# CGT on partial sale



## MACCA350 (11 May 2009)

I've just sold a portion of a few stocks that are around double what I entered so I can retain the initial capital outlay and ride the profits. 

Since this is my first financial year of trading I have yet to deal with CGT. 
My question is: Is the CGT applied on a per share basis or on a per trade basis?

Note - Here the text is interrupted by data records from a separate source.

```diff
diff --git a/recon_amd/csrc/recon_common.h b/recon_amd/csrc/recon_common.h
--- a/recon_amd/csrc/recon_common.h
+++ b/recon_amd/csrc/recon_common.h
@@ -18,7 +18,7 @@
 
 enum CfgKey { CFG_GCN_FUSED, CFG_GCN_FUSED_BWD, CFG_GEMM_CFG, CFG_GEMM_LIN, CFG_GEMM_SPLITK, CFG_GEMM_XCD, CFG_PROP_B16, CFG_PROP_B16_YPOST,
               CFG_PROP_BWD, CFG_PROP_BWD_CHAIN, CFG_PROP_BWD_WIDE, CFG_PROP_FWD, CFG_PROP_LDS_KB, CFG_ATP_ROW_SCALE, CFG_GRAPH_SMALL, CFG_KG_NHOP,
-              CFG_HX2_RING, CFG_K2_LDS_RING, CFG_K2_PERSIST, CFG_COUNT };
+              CFG_HX2_RING, CFG_K2_LDS_RING, CFG_K2_PERSIST, CFG_ATP_RESIDENT_CAP, CFG_COUNT };
 const char* cfg(CfgKey k);
 int cfg_int(CfgKey k, int dflt);
 char cfg_char(CfgKey k);
```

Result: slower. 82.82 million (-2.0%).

For example(ignoring trade costs) here are two versions that I can see, which one is more correct?

1) per share: 
buy 100 @ $1 = $100
sell 50 @ $2 = $100
CGT = $50

2) per trade:
buy 100 @ $1 = $100
sell 50 @ $2 = $100
CGT = $0

One other thing, how does the fact I have previously averaged down on a couple of shares affect things? Is my cost base simply the averaged price? 
And which buy date is used for CGT timing? Is it the original buy date or the last averaged down date?

cheers


----------



## clayton4115 (11 May 2009)

MACCA350 said:


> I've just sold a portion of a few stocks that are around double what I entered so I can retain the initial capital outlay and ride the profits.
> 
> Since this is my first financial year of trading I have yet to deal with CGT.
> My question is: Is the CGT applied on a per share basis or on a per trade basis?
> ...




hi

CGT is calculated per share basis, for your second question, CGT is calculated as per the share price of that particular trade and not an average price on a FIFO basis (First In First Out)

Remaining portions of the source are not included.